Hey everyone! How have you all been? I am sure you are all wondering why I never started my New York blog series. I know it has been almost 3 weeks since I made the announcement and I have yet to post the first installment. Well, long story short, it is a major pain in the ass to move to New York City. Ignorantly, I had these ideas about 19 year olds from the Midwest that just up and move to New York and automatically find a one room studio for $800 a month and just work day and night to move up to a one bedroom whenever they’ve saved enough money.

Let me just say, if you are thinking about this little fantasy too, THAT IS NOT HOW IT WORKS.

Reality smacked me in the face quite quickly. About a month ago, I went up to Massachusetts with my boyfriend. He has a timeshare up there and we figured we could just take the train into the city everyday and find something quickly. I had been looking on Zillow.com and Trulia.com for a few weeks, but everyone that I called or emailed said to call them when I got to the city because the listings that were available would be gone by the time I got there. I later found out that the average listing is only available for 48 hours, so you have to jump on them immediately and submit an application.

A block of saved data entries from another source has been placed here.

@@ -192,11 +192,29 @@
     return f2s[t0:t0 + n], t0 * tiles_per_task
 
 
-def x3b_stream_heads(f1, f2s, tiles_per_task, tasks=None):
+X3B_HEADS_MAX_TILES = 8
+
+
+def x3_heads_task_major(tiles_per_task: int) -> bool:
+    return tiles_per_task % 2 == 0 and tiles_per_task <= X3B_HEADS_MAX_TILES
+
+
+def x3b_stream_heads(f1, f2s, tiles_per_task, tasks=None, task_major=False):
     f2s, base = _task_window(f2s, tiles_per_task, tasks)
+    out = []
+    if task_major and x3_heads_task_major(tiles_per_task):
+        for task, f2 in enumerate(f2s):
+            first = base + task * tiles_per_task
+            for t in range(tiles_per_task):
+                for u in range(8):
+                    out += _pair(f1, 2 * (first + t), u)
+            for t in range(tiles_per_task):
+                for pr in range(2):
+                    out += _pair(f2, 2 * pr, t)
+        assert len(out) % (16 * len(f2s)) == 0, "a task of the head stream is not a whole number of chunks"
+        return np.stack(out)
     nt = len(f2s) * tiles_per_task
     assert nt % 2 == 0 and (nt * 10) % 4 == 0, "head stream is not a whole number of chunks"
-    out = []
     for tt in range(nt + 1):
         prev = tt - 1
         for u in range(8):
@@ -326,7 +344,8 @@
     return fr, sc
 
 
-def x3_order(fr: Dict, kind, cache_first_ffn: bool = False, tasks=None, trunk: bool = True) -> np.ndarray:
+def x3_order(fr: Dict, kind, cache_first_ffn: bool = False, tasks=None, trunk: bool = True,
+             heads_task_major: bool = False) -> np.ndarray:
     s_gemm, s_cross, s_ffn, s_heads = _X3_ORDER[kind]
     assert trunk or not cache_first_ffn
     assert tasks is None or kind in (16, "16cs"), "task windows exist for the 16-row kernels only"
@@ -335,7 +354,8 @@
         parts += [] if ov is None else [s_gemm(ov)]
         parts.append(x3b_stream_ffn_stage2(f2) if cache_first_ffn and l == 0 else s_ffn(f1, f2))
     parts += [s_cross(f) for f in fr["cross"]] if trunk else []
-    parts.append(s_heads(fr["h1"], fr["h2"], fr["tiles"], *(() if tasks is None else (tasks,))))
+    parts.append(s_heads(fr["h1"], fr["h2"], fr["tiles"], *(() if tasks is None else (tasks,)),
+                         **({"task_major": True} if heads_task_major and kind == 16 else {})))
     stream = np.concatenate(parts)
     assert stream.shape[0] % 16 == 0 and (kind != "16cs" or all(len(q) % 64 == 0 for q in parts))
     return stream
@@ -566,7 +586,7 @@
     pk.x3_fragments = fr
 
     def stream(kind, **kw):
-        s = x3_order(fr, kind, **kw)
+        s = x3_order(fr, kind, heads_task_major=bool(p.x3_heads_task_major), **kw)
         return pk.ptr(s.view(np.int16)), s.shape[0] // 16
     lift = sc["lift"]
     layers = [dict(L, b1=_scaled(L["b1"], f)) for L, f in zip(ch.layers, lift["w1"])]
@@ -604,7 +624,7 @@
     if fr is None or not ctr_first_packable(p):
         return False
     for stem, kw in x3_ctr_first_orders(p.n_tasks, bool(p.x3.stream_cs), bool(p.x3.stream_hc)).items():
-        s = x3_order(fr, **kw)
+        s = x3_order(fr, heads_task_major=bool(p.x3_heads_task_major), **kw)
         setattr(p.x3, "stream_" + stem, pk.ptr(s.view(np.int16)))
         setattr(p.x3, "chunks_" + stem, s.shape[0] // 16)
     return True
@@ -613,7 +633,7 @@
 def pack_ranker(sd: Dict, user_names: List[str], ad_names: List[str], n_num: int, device, ln_eps=1e-5,
                 fuse_attention: bool = True, x6: bool = True, x3: bool = False, x3_min_rows: int = 0,
                 x3_variant: int = 32, x3_cs_max_rows: int = 0, fold_first_attention: bool = False,
-                cache_first_ffn: bool = False):
+                cache_first_ffn: bool = False, heads_task_major: bool = False):
     pk = Packed(device)
     tables = [sd[f"user_embeddings.{n}.weight"] for n in user_names] + \
              [sd[f"ad_embeddings.{n}.weight"] for n in ad_names]
@@ -651,5 +671,6 @@
     if x3:
         p.x3.variant, p.x3.fold_attn1 = x3_variant, int(fold)
         p.x3.min_rows, p.x3.cs_max_rows = int(x3_min_rows), int(x3_cs_max_rows)
+        p.x3_heads_task_major = int(bool(heads_task_major) and x3_variant == 16 and x3_heads_task_major(p.head_h1 // 32))
         _pack_x3(p, pk, ch, wproj, bproj, nu, na, cache_first_ffn)
     return p, pk, ch.tasks
diff --git a/movie-recommender-demo_amd/csrc/ranker_x3.hip b/movie-recommender-demo_amd/csrc/ranker_x3.hip
--- a/movie-recommender-demo_amd/csrc/ranker_x3.hip
+++ b/movie-recommender-demo_amd/csrc/ranker_x3.hip
@@ -11,6 +11,13 @@
                         (x3_folded(p) ? 256 : 0);
     return (n + 1023) / 1024 * 1024;
 }
+
+static bool x3_heads_task_major_fits(const amdrec_ranker_params* p) {
+    const int tiles = p->head_h1 / 32;
+    static_assert(x3b::HEADS_MAX_TILES == x3b4::HEADS_MAX_TILES, "one rule for both workgroup shapes");
+    return p->x3.variant == 16 && tiles % 2 == 0 && tiles <= x3b::HEADS_MAX_TILES;
+}
+static bool x3_heads_task_major(const amdrec_ranker_params* p) { return p->x3_heads_task_major != 0; }
 
 static bool x3_eligible(const amdrec_ranker_params* p) {
     if (p->x3.stream == nullptr || p->x3.chunks <= 0 || p->x3.params == nullptr) return false;
@@ -18,6 +25,7 @@
     if (x3_param_floats(p) > x3::PARAM_FLOATS) return false;
     if (p->d_model != 256 || (p->n_layers > 0 && p->d_ff % 32 != 0) || p->head_h1 % 32 != 0 || p->head_h2 != 64) return false;
     if (2 * p->n_layers + p->n_cross + 1 > x3::MAX_PHASES || p->n_tasks > 4) return false;
+    if (x3_heads_task_major(p) && !x3_heads_task_major_fits(p)) return false;
     for (int l = 0; l < p->n_layers; ++l)
         if (p->layers[l].w_v != nullptr) return false;
     if (x3_folded(p) && (p->n_layers < 1 || p->x3.min_rows != 1)) return false;
@@ -94,6 +102,7 @@
     x3::Phase& H = G.ph[n++];
     H.type = x3::PH_HEADS; H.n_steps = p->head_h1 / 32; H.n_tasks = win.n_tasks; H.b1 = o + win.first_task * p->head_h1;
     H.sw1 = p->x3.sw_h1; H.sw2 = p->x3.sw_h2; H.hn = p->x3.hn_head; H.hb = p->x3.hb_head;
+    H.task_major = !cs && x3_heads_task_major(p);
     o += p->n_tasks * p->head_h1;
     for (int t = 0; t < p->n_tasks; ++t) {
         const int i = t - win.first_task;
@@ -107,7 +116,8 @@
     const long long per_layer = 16 + 4ll * (p->d_ff / 32);
     const long long hidden_tiles = (long long)win.n_tasks * (p->head_h1 / 32);
     const long long heads = cs ? hidden_tiles * 3 : hidden_tiles * 40 / 16;
-    REQUIRE(cs || hidden_tiles * 40 % 16 == 0, "x3: head stream is not a whole number of chunks");
+    REQUIRE(cs || H.task_major || hidden_tiles * 40 % 16 == 0, "x3: head stream is not a whole number of chunks");
+    REQUIRE(!H.task_major || (p->head_h1 / 32) * 40 % 32 == 0, "x3: a task of the head stream is not a whole number of chunks");
     REQUIRE(!cs || hidden_tiles % 4 == 0, "x3: column-split head stream is not a whole number of super-steps");
     const long long trunk = p->n_layers * per_layer - (fold ? 16 : 0) - (hc ? 2ll * (p->d_ff / 32) : 0) + 16ll * p->n_cross;
     const long long total = (win.heads_only ? 0 : trunk) + heads;
diff --git a/movie-recommender-demo_amd/csrc/rowowner16_impl.hpp b/movie-recommender-demo_amd/csrc/rowowner16_impl.hpp
--- a/movie-recommender-demo_amd/csrc/rowowner16_impl.hpp
+++ b/movie-recommender-demo_amd/csrc/rowowner16_impl.hpp
@@ -534,8 +534,93 @@
     heads_groups<S1, S2, P0, 0>(ring, cur, xh, xl, a10, a11, acc2, hh, hl);
 }
 
-__device__ __forceinline__ void phase_heads(Ring& ring, const Program& G, const Phase& P, const f32x4 (&x)[16], float* out,
+template <int J>
+__device__ __forceinline__ void hidden_planes2(const f32x4& a0, const f32x4& a1, float c, float lim, f16x8& hh, f16x8& hl) {
+    static_assert(J >= 0 && J < 8 && J % 2 == 0, "a pair of elements");
+    if (DBG & 8) {
+        if (J == 0) asm volatile("" : "+v"(hh), "+v"(hl) : "v"(a0), "v"(a1));
+        return;
+    }
+#pragma unroll
+    for (int j = J; j < J + 2; ++j) {
+        const float v = __builtin_amdgcn_fmed3f(j < 4 ? a0[j & 3] : a1[j & 3], 0.f, lim) * c;
+        const _Float16 h = (_Float16)v;
+        hh[j] = h;
+        hl[j] = (_Float16)(v - (float)h);
+    }
+}
+__device__ __forceinline__ void heads_logit(const Program& G, int task, const f32x4 (&acc2)[4], float un2, float probe, float* out,
                                             long long ld_out, long long row, bool row_ok, int g, lds_cfloat* pb) {
+    float dot = 0.f;
+#pragma unroll
+    for (int t = 0; t < 4; ++t) {
+        const f32x4 w = param4(pb, G.hw3[task], t);
+#pragma unroll
+        for (int r = 0; r < 4; ++r) dot += fmaxf(acc2[t][r] * un2, 0.f) * w[r];
+    }
+    dot = reduce_sum4(dot);
+    if (g == 0 && row_ok) out[(long long)task * ld_out + row] = x3::keep_nan(dot + pb[G.hb3[task]], probe);
+}
+
+constexpr int HEADS_MAX_TILES = 8;
+template <int NTL, int J>
+__device__ __forceinline__ void heads_last_ahead(const f32x4 (&a)[2][2], float c1, float lim1, f16x8& hh, f16x8& hl) {
+    if constexpr (NTL >= 4) {
+        if constexpr (J < 4) hidden_planes2<2 * J>(a[1][0], a[1][1], c1, lim1, hh, hl);
+    } else if constexpr (J < 2) {
+        hidden_planes2<4 * J>(a[1][0], a[1][1], c1, lim1, hh, hl);
+        hidden_planes2<4 * J + 2>(a[1][0], a[1][1], c1, lim1, hh, hl);
+    }
+}
+template <int NTL, int J>
+__device__ __forceinline__ void heads2_groups(Ring& ring, f16x8 (&cur)[4], const f32x4 (&a)[2][2], float c1, float lim1,
+                                              f16x8 (&hh)[HEADS_MAX_TILES], f16x8 (&hl)[HEADS_MAX_TILES], f32x4 (&acc2)[4]) {
+    f16x8 nxt[4];
+    if constexpr (J < 2 * NTL - 1) ring.read4<(J + 1) & 3>(nxt);
+    ring.timed_landed(cur);
+    group6(cur, hh[J >> 1], hl[J >> 1], acc2[2 * (J & 1)], acc2[2 * (J & 1) + 1]);
+    heads_last_ahead<NTL, J>(a, c1, lim1, hh[NTL - 1], hl[NTL - 1]);
+    if constexpr (J < 2 * NTL - 1) heads2_groups<NTL, J + 1>(ring, nxt, a, c1, lim1, hh, hl, acc2);
+}
+template <int I, int GI>
+__device__ __forceinline__ void heads1_groups(Ring& ring, f16x8 (&cur)[4], const f16x8 (&xh)[8], const f16x8 (&xl)[8],
+                                              f32x4 (&a)[2][2], float c1, float lim1, f16x8 (&hh)[HEADS_MAX_TILES],
+                                              f16x8 (&hl)[HEADS_MAX_TILES], lds_cfloat* pb, int b1, int tile0, float b1s) {
+    f16x8 nxt[4];
+    if constexpr (GI < 7) ring.read4<(GI + 1) & 3>(nxt);
+    ring.timed_landed(cur);
+    group6(cur, xh[GI], xl[GI], a[I & 1][0], a[I & 1][1]);
+    if constexpr (I >= 1 && GI >= 1 && GI <= 4)
+        hidden_planes2<2 * (GI - 1)>(a[(I - 1) & 1][0], a[(I - 1) & 1][1], c1, lim1, hh[I - 1], hl[I - 1]);
+    if constexpr (GI == 5 && I + 1 < HEADS_MAX_TILES)
+        init_pair(a[(I + 1) & 1][0], a[(I + 1) & 1][1], pb, b1, 2 * (tile0 + I + 1), b1s);
+    if constexpr (GI < 7) heads1_groups<I, GI + 1>(ring, nxt, xh, xl, a, c1, lim1, hh, hl, pb, b1, tile0, b1s);
+}
+template <int I>
+__device__ __forceinline__ void heads_task(Ring& ring, const f16x8 (&xh)[8], const f16x8 (&xl)[8], f32x4 (&a)[2][2], float c1,
+                                           float lim1, f16x8 (&hh)[HEADS_MAX_TILES], f16x8 (&hl)[HEADS_MAX_TILES],
+                                           f32x4 (&acc2)[4], lds_cfloat* pb, int b1, int tile0, float b1s, int T,
+                                           float& probe) {
+    f16x8 cur[4];
+    ring.read4<0>(cur);
+    heads1_groups<I, 0>(ring, cur, xh, xl, a, c1, lim1, hh, hl, pb, b1, tile0, b1s);
+    if constexpr (I == 0) probe = tile0 == 0 ? a[0][0][0] : probe;
+    if constexpr ((I & 1) == 0) {
+        heads_task<I + 1>(ring, xh, xl, a, c1, lim1, hh, hl, acc2, pb, b1, tile0, b1s, T, probe);
+    } else {
+        if (I + 1 < HEADS_MAX_TILES && I + 1 < T) {
+            if constexpr (I + 1 < HEADS_MAX_TILES)
+                heads_task<I + 1>(ring, xh, xl, a, c1, lim1, hh, hl, acc2, pb, b1, tile0, b1s, T, probe);
+        } else {
+            ring.read4<0>(cur);
+            heads2_groups<I + 1, 0>(ring, cur, a, c1, lim1, hh, hl, acc2);
+        }
+    }
+}
+
+__device__ __forceinline__ bool phase_heads(Ring& ring, const Program& G, const Phase& P, const f32x4 (&x)[16], float* x_out,
+                                            long long ld_xout, float* out, long long ld_out, long long row, bool row_ok, int g,
+                                            lds_cfloat* pb) {
     float s, inv;
     row_scale(x, s, inv);
     f16x8 xh[8], xl[8];
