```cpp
LZ_API int lz_symmetry_gather_samples(const float* planes, const uint8_t* masks, const float* policy, int64_t n_src,
                                      const int64_t* idx, const void* sym, int32_t sym_width, float* out_planes,
                                      uint8_t* out_masks, float* out_policy, int64_t m, void* stream);

LZ_API int lz_symmetry_transform_states(const LzStateSoA* in, const void* sym, int32_t sym_width,
                                        const LzStateSoA* out, int64_t batch, void* stream);

LZ_API int lz_symmetry_transform_packed(const int64_t* in , const void* sym, int32_t sym_width,
                                        int64_t* out , int64_t batch, void* stream);

#ifdef __cplusplus
}
#endif
#endif
```

### liuzhou_amd/build.py

```python
from __future__ import annotations

import os
import shutil
import subprocess

PKG = os.path.dirname(os.path.abspath(__file__))
CSRC = os.path.join(PKG, "csrc")
LIB = os.path.join(PKG, "libliuzhou_hip.so")
SOURCES = ("lz_ops.hip", "lz_engine.hip", "lz_net.hip", "lz_net_f32.hip", "lz_train.hip", "lz_search.hip", "lz_symmetry.hip")
HEADERS = ("lz_rules.h", "lz_soa.h", "lz_symmetry.h", "lz_wave.h", "lz_rng.h", "lz_net_dev.h", "lz_tree_dev.h", os.path.join("..", "..", "include", "liuzhou_hip.h"))


def hipcc_path() -> str:
    for cand in (os.environ.get("HIPCC"), "/opt/rocm/bin/hipcc", shutil.which("hipcc")):
        if cand and os.path.exists(cand):
            return cand
    raise RuntimeError("hipcc not found (expected /opt/rocm/bin/hipcc)")


HOST_LIB = os.path.join(PKG, "libliuzhou_host.so")
HOST_SOURCE = os.path.join(CSRC, "lz_host.cpp")
HOST_SOURCES = (HOST_SOURCE, os.path.join(CSRC, "lz_scalar.cpp"),
                os.path.join(CSRC, "lz_symmetry_host.cpp"))


def build_host(force: bool = False, verbose: bool = False) -> str:
    deps = list(HOST_SOURCES) + [os.path.join(CSRC, h) for h in HEADERS] + [os.path.join(PKG, "..", "include", "liuzhou_scalar.h")]
    if not force and os.path.exists(HOST_LIB) and all(
            (not os.path.exists(d)) or os.path.getmtime(d) <= os.path.getmtime(HOST_LIB) for d in deps):
        return HOST_LIB
    cxx = os.environ.get("CXX") or shutil.which("g++") or shutil.which("c++")
    if not cxx:
        raise RuntimeError("no host C++ compiler (g++) found for libliuzhou_host.so")
    cmd = [cxx, "-O2", "-std=c++17", "-ffp-contract=off", "-fPIC", "-shared", "-fvisibility=hidden", "-o", HOST_LIB,
           *HOST_SOURCES]
    if verbose:
        print(" ".join(cmd))
    subprocess.check_call(cmd)
    return HOST_LIB


def needs_build() -> bool:
    if not os.path.exists(LIB):
# ... 76 lines not shown
```

### liuzhou_amd/csrc/lz_engine.hip

```cpp
#include <hip/hip_runtime.h>
#include <hip/amd_detail/amd_hip_unsafe_atomics.h>
#include <math.h>
#include <stdint.h>

#include <mutex>

#include "lz_rng.h"
#include "lz_tree_dev.h"

namespace {

__global__ __launch_bounds__(kBlock) void pack_states_kernel(LzStateSoA s, int64_t B, Packed* __restrict__ out) {
    const int64_t i = (int64_t)blockIdx.x * kBlock + threadIdx.x;
    if (i >= B) return;
    State st;
    st.black = cells_equal(s.board + i * 36, 1);
    st.white = cells_equal(s.board + i * 36, -1);
    st.mb = cells_nonzero(s.marks_black + i * 36);
    st.mw = cells_nonzero(s.marks_white + i * 36);
    st.phase = (int)s.phase[i]; st.player = (int)s.current_player[i];
    st.pm_req = (int)s.pending_marks_required[i]; st.pm_rem = (int)s.pending_marks_remaining[i];
    st.pc_req = (int)s.pending_captures_required[i]; st.pc_rem = (int)s.pending_captures_remaining[i];
    st.forced = (int)s.forced_removals_done[i]; st.move_count = (int)s.move_count[i];
    st.msc = (int)s.moves_since_capture[i];
// ... 1434 lines not shown
    const int64_t rn = next_sims + 1;
    if (rn > d->node_cap) return LZ_ERR_ARG;
    if ((int64_t)d->chunk_cap * (d->edge_chunk - (kMaxChildren - 1)) < (int64_t)d->node_cap * kMaxChildren) return LZ_ERR_ARG;
    const bool big = words > kMarkWordsMax;
    const int wpb = big ? 1 : kWavesPerBlock;
    const size_t lds = (size_t)wpb * (words * (sizeof(uint64_t) + sizeof(int)) + 3 * kWave * sizeof(int));
    if (big) {
        static std::mutex mu;
        static bool configured[64] = {};
        int dev = 0;
        if (hipGetDevice(&dev) != hipSuccess || dev < 0 || dev >= 64) return LZ_ERR_LAUNCH;
        std::lock_guard<std::mutex> lk(mu);
        if (!configured[dev]) {
            const size_t most = (size_t)kMarkWordsBig * (sizeof(uint64_t) + sizeof(int)) + 3 * kWave * sizeof(int);
            if (hipFuncSetAttribute(reinterpret_cast<const void*>(tree_advance_kernel<1>),
                                    hipFuncAttributeMaxDynamicSharedMemorySize, (int)most) != hipSuccess) {
                (void)hipGetLastError();
                return LZ_ERR_LAUNCH;
            }
            configured[dev] = true;
        }
    }
    (void)lz_prof_aux_begin(1, stream);
    if (big)
        hipLaunchKernelGGL(tree_advance_kernel<1>, dim3((unsigned)d->num_games), dim3(kWave), lds, as_stream(stream), make_tree(d),
                           played_action, reset, (int)rn, words, dropped, pruned, g_advance_ticks);
    else
        hipLaunchKernelGGL(tree_advance_kernel<kWavesPerBlock>, dim3(gw(d->num_games)), dim3(kBlock), lds, as_stream(stream),
                           make_tree(d), played_action, reset, (int)rn, words, dropped, pruned, g_advance_ticks);
    (void)lz_prof_aux_end(1, stream, d->num_games);
    return st();
}

extern "C++" template <bool CAP, bool FORCED, bool GUMBEL = false>
static int tree_search_launch(const LzTreeDesc* d, const Tree& t, const CapArrays& cap, const ForcedArgs& fa, const GumbelArgs& ga, const LzNetDesc* net, int64_t sims, float* lp1,
                              float* lp2, float* lpmc, float* values, const float* noise, int64_t noise_stride,
                              float epsilon, void* stream) {
    const int64_t B = d->num_games;
    int rc = LZ_OK;
    if (t.live_count != nullptr) {
        if (d->live_count_cap < sims + 2) return LZ_ERR_ARG;
        hipLaunchKernelGGL(tree_live_scan_kernel, dim3(1), dim3(kScanBlock), 0, as_stream(stream), t, t.live_count);
        for (int64_t s = 0; s <= sims; ++s) {
            rc = lz_net_forward_packed_counted_f16(net, d->live_state, B, d->live_count + s, lp1, lp2, lpmc, nullptr, values,
                                                   stream);
            if (rc) return rc;
            if (s == sims) {
                if (s == 0)
                    hipLaunchKernelGGL((tree_expand_kernel<true, true, CAP>), dim3(gw(t.B)), dim3(kBlock), 0, as_stream(stream), t,
                                       lp1, lp2, lpmc, (const float*)nullptr, values, noise, (int)noise_stride, epsilon, (int)s, cap);
                else
                    hipLaunchKernelGGL((tree_expand_kernel<false, true, CAP>), dim3(gw(t.B)), dim3(kBlock), 0, as_stream(stream), t,
                                       lp1, lp2, lpmc, (const float*)nullptr, values, (const float*)nullptr, 0, 0.f, (int)s, cap);
            } else if (s == 0) {
                hipLaunchKernelGGL((tree_expand_select_kernel<true, true, CAP, FORCED, GUMBEL>), dim3(gw(t.B)), dim3(kBlock), 0, as_stream(stream),
                                   t, lp1, lp2, lpmc, values, noise, (int)noise_stride, epsilon, (int)s, cap, fa, ga);
            } else {
                (void)lz_prof_aux_begin(0, stream);
                if (split_step(t.B))
                    hipLaunchKernelGGL((tree_expand_select_split_kernel<true, CAP, FORCED, GUMBEL>), dim3(gw2(t.B)), dim3(kBlock), 0,
                                       as_stream(stream), t, lp1, lp2, lpmc, values, (int)s, cap, fa, ga);
                else
                    hipLaunchKernelGGL((tree_expand_select_kernel<false, true, CAP, FORCED, GUMBEL>), dim3(gw(t.B)), dim3(kBlock), 0, as_stream(stream),
                                       t, lp1, lp2, lpmc, values, nullptr, 0, 0.f, (int)s, cap, fa, ga);
                (void)lz_prof_aux_end(0, stream, B);
            }
            if (s < sims)
                hipLaunchKernelGGL(tree_live_scan_kernel, dim3(1), dim3(kScanBlock), 0, as_stream(stream), t,
                                   t.live_count + (s + 1));
        }
        if (GUMBEL && sims == 0)
            hipLaunchKernelGGL(gumbel_root_kernel, dim3(gw(t.B)), dim3(kBlock), 0, as_stream(stream), t, ga, cap.root_noise);
        return st();
    }
    for (int64_t s = 0; s <= sims; ++s) {
        rc = lz_net_forward_packed_f16(net, d->leaf_state, B, lp1, lp2, lpmc, nullptr, values, stream);
        if (rc) return rc;
        if (s == sims) {
            if (s == 0)
                hipLaunchKernelGGL((tree_expand_kernel<true, false, CAP>), dim3(gw(t.B)), dim3(kBlock), 0, as_stream(stream), t, lp1, lp2,
                                   lpmc, (const float*)nullptr, values, noise, (int)noise_stride, epsilon, (int)s, cap);
            else
                hipLaunchKernelGGL((tree_expand_kernel<false, false, CAP>), dim3(gw(t.B)), dim3(kBlock), 0, as_stream(stream), t, lp1, lp2,
                                   lpmc, (const float*)nullptr, values, (const float*)nullptr, 0, 0.f, (int)s, cap);
        } else if (s == 0) {
            hipLaunchKernelGGL((tree_expand_select_kernel<true, false, CAP, FORCED, GUMBEL>), dim3(gw(t.B)), dim3(kBlock), 0, as_stream(stream), t, lp1,
                               lp2, lpmc, values, noise, (int)noise_stride, epsilon, (int)s, cap, fa, ga);
        } else {
            (void)lz_prof_aux_begin(0, stream);
            if (split_step(t.B))
                hipLaunchKernelGGL((tree_expand_select_split_kernel<false, CAP, FORCED, GUMBEL>), dim3(gw2(t.B)), dim3(kBlock), 0, as_stream(stream),
                                   t, lp1, lp2, lpmc, values, (int)s, cap, fa, ga);
            else
                hipLaunchKernelGGL((tree_expand_select_kernel<false, false, CAP, FORCED, GUMBEL>), dim3(gw(t.B)), dim3(kBlock), 0, as_stream(stream), t, lp1,
                                   lp2, lpmc, values, nullptr, 0, 0.f, (int)s, cap, fa, ga);
            (void)lz_prof_aux_end(0, stream, B);
        }
    }
    if (GUMBEL && sims == 0)
        hipLaunchKernelGGL(gumbel_root_kernel, dim3(gw(t.B)), dim3(kBlock), 0, as_stream(stream), t, ga, cap.root_noise);
    return st();
}

static int tree_search_impl(const LzTreeDesc* d, const LzNetDesc* net, int64_t sims, float* planes, float* lp1,
                            float* lp2, float* lpmc, float* values, const float* noise, int64_t noise_stride,
                            float epsilon, bool continue_trees, void* stream) {
    if (!tree_ok(d) || !net || sims < 0 || !lp1 || !lp2 || !lpmc || !values) return LZ_ERR_ARG;
    if (const int grc = gumbel_check(d)) return grc;
    const int64_t B = d->num_games;
// ... 260 lines not shown
```

### liuzhou_amd/csrc/lz_net.hip

```cpp
#include <hip/hip_runtime.h>
#include <algorithm>
#include <utility>
#include <vector>
#include <math.h>
#include <stdint.h>
#include <stdlib.h>

#include "../../include/liuzhou_hip.h"
#include "lz_net_dev.h"

namespace {
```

I found one realtor online that worked in Brooklyn (from what I understand the real estate licenses in the city are only good for one borough, so most agents stick to one borough). She called me about a week before I was due to arrive and I gave her my budget and the areas I wanted to live. At this time, I had this fantasy in my mind that I would be able to find a studio for $900, so I said that my budget was $1000 a month. I did not have any other requirements. As I am not moving my furniture, I did not care about square footage or anything. This agent told me to contact her when I got to New York, so on the ride up to Massachusetts I called her and we talked for about 45 minutes. She said she would look and call me back the next morning.

I found out through research that if you are not employed in New York City, you have to have a cosigner from the tri-state area. If you call people and tell them you are a student and you have cash for the lease (which I did), they still won’t show you the listing because most places require you to have a minimum income of 40 times the rent. i.e. A studio for $1000 a month means you have to make $40,000 at a job in New York.